→ ACTIVITY: Pick out every line of the entries below where "unsigned" occurs, and copy those lines.

→ DATA SECTION:
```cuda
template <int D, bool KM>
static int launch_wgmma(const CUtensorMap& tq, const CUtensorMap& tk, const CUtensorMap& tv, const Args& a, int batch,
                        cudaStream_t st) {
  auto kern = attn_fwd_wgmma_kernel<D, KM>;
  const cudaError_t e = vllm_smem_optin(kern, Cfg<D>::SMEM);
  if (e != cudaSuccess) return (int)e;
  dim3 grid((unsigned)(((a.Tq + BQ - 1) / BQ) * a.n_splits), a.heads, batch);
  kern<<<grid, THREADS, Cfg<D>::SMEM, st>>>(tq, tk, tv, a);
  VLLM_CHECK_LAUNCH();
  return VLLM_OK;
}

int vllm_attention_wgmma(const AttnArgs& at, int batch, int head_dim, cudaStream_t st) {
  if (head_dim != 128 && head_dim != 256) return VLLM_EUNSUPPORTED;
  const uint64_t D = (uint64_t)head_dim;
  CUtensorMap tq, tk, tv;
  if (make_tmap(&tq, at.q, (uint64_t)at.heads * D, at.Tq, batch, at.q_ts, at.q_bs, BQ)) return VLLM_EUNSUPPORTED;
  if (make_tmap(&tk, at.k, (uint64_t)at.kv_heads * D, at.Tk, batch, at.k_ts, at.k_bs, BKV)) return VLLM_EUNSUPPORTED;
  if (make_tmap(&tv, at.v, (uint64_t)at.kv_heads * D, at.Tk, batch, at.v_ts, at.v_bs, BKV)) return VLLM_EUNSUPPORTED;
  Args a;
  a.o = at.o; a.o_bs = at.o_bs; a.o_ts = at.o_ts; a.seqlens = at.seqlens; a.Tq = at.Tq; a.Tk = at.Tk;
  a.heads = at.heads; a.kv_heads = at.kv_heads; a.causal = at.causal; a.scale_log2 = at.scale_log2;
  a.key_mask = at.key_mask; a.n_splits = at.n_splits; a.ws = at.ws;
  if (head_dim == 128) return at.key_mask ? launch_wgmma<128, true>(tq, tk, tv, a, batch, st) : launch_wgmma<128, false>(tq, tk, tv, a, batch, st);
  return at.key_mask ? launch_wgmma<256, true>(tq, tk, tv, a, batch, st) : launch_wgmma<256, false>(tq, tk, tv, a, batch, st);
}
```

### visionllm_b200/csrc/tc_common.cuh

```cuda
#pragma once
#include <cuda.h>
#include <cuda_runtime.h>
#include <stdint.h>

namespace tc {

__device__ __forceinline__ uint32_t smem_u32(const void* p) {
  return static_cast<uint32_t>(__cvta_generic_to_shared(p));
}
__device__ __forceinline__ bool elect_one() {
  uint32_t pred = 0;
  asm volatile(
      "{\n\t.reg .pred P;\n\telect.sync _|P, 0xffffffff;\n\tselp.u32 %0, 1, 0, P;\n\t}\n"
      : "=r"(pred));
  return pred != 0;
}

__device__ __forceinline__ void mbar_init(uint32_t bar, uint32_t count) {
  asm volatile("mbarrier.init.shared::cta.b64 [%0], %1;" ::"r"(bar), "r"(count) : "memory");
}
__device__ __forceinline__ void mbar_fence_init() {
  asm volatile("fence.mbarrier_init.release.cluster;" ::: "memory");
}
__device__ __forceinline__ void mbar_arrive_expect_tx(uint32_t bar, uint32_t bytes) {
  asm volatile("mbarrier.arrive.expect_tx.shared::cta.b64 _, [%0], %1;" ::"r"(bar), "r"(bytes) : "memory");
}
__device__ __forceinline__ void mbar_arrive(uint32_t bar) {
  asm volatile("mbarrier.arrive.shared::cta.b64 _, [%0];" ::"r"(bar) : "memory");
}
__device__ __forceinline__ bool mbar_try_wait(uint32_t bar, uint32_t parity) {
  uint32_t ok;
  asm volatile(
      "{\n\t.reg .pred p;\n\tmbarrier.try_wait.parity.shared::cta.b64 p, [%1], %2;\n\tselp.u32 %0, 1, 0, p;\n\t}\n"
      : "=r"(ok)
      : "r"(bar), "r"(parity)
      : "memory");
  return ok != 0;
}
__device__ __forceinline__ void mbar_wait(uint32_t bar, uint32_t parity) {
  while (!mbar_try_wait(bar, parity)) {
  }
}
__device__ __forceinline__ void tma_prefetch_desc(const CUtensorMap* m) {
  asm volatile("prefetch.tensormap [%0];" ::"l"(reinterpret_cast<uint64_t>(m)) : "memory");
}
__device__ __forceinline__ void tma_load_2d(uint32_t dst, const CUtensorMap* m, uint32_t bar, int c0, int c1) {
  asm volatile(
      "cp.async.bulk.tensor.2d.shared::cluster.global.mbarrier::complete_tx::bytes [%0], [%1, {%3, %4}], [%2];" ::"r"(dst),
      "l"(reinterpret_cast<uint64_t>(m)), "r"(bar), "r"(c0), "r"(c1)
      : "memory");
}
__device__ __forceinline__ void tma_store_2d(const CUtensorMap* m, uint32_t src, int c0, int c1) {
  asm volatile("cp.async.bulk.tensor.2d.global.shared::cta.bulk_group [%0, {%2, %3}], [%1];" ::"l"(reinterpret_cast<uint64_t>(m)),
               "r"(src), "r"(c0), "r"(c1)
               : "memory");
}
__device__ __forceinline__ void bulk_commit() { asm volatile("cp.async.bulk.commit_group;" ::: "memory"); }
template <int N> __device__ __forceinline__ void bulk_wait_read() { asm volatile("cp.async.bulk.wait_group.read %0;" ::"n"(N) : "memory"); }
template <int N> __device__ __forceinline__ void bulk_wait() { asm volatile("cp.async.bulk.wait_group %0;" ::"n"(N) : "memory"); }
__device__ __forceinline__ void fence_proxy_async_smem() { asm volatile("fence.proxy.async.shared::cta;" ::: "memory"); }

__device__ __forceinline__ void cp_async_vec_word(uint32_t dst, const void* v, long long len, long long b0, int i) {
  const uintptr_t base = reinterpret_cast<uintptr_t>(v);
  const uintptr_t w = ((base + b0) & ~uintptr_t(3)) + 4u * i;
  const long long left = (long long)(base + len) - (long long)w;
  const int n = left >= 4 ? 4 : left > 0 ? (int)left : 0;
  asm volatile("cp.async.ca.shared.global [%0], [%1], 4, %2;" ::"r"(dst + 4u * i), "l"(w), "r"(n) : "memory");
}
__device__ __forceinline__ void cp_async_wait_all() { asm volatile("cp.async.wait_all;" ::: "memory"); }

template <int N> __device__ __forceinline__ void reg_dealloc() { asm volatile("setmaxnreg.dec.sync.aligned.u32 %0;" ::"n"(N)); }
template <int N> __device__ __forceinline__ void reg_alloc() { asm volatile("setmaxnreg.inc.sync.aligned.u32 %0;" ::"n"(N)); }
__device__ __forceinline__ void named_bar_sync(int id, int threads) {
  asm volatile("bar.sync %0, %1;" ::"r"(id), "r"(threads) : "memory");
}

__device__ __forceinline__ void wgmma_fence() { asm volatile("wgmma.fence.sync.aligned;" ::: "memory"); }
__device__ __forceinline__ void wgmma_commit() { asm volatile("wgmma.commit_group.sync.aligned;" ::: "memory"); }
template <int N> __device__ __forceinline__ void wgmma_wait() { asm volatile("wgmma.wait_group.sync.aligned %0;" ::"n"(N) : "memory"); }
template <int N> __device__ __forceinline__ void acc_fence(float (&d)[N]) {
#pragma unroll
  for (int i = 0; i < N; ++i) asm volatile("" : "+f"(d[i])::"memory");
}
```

--

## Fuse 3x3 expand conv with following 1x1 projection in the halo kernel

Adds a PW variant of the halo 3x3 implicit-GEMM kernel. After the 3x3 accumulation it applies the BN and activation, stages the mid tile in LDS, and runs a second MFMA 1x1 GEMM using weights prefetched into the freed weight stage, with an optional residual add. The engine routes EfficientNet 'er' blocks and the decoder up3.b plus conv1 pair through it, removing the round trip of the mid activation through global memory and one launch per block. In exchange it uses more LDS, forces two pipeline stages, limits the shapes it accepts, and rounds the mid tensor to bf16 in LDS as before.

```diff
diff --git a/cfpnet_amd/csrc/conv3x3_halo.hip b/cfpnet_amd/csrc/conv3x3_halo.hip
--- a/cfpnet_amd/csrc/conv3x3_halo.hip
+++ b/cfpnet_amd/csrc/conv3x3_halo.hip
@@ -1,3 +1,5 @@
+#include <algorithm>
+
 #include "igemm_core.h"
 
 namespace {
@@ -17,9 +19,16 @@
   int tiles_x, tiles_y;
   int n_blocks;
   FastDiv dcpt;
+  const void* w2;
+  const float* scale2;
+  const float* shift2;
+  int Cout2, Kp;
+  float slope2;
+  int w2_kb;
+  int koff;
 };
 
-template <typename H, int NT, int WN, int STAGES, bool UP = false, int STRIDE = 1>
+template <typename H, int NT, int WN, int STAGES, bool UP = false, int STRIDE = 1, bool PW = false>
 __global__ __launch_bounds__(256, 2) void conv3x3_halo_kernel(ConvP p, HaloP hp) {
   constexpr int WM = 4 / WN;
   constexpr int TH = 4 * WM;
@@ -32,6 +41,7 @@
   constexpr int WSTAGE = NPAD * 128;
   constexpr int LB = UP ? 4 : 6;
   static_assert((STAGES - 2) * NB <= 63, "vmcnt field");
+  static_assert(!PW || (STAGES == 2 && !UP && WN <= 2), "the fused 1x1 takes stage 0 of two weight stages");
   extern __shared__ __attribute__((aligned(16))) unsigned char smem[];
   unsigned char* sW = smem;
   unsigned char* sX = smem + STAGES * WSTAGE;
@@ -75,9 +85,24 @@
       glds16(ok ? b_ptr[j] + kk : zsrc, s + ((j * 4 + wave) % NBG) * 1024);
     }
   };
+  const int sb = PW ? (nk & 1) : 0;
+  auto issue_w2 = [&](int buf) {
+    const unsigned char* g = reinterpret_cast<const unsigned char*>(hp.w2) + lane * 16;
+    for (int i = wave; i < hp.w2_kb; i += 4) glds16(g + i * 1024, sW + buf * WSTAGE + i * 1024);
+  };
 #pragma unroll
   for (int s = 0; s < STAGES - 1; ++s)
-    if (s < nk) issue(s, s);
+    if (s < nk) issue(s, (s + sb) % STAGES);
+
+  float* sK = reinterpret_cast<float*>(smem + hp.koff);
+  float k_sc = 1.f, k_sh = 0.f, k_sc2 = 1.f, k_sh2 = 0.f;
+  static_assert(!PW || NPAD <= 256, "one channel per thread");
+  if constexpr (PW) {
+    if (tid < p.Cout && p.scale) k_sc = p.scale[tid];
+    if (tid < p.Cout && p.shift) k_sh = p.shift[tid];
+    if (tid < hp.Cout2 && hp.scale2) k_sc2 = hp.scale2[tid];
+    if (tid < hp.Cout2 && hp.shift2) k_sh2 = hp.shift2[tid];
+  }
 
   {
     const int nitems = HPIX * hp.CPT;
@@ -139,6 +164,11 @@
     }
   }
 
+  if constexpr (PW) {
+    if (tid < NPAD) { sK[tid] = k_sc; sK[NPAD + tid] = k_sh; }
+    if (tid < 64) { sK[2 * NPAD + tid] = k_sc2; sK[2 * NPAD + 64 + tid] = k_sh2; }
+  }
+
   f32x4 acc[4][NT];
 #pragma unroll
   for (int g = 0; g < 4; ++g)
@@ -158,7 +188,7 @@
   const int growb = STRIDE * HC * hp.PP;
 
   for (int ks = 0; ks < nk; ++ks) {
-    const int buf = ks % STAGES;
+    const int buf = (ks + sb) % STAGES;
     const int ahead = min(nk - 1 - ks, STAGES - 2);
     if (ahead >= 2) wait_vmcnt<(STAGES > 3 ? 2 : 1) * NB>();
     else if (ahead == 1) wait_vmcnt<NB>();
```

→ REPLY TO THE EXERCISE:
  dim3 grid((unsigned)(((a.Tq + BQ - 1) / BQ) * a.n_splits), a.heads, batch);
   extern __shared__ __attribute__((aligned(16))) unsigned char smem[];
   unsigned char* sW = smem;
   unsigned char* sX = smem + STAGES * WSTAGE;
+    const unsigned char* g = reinterpret_cast<const unsigned char*>(hp.w2) + lane * 16;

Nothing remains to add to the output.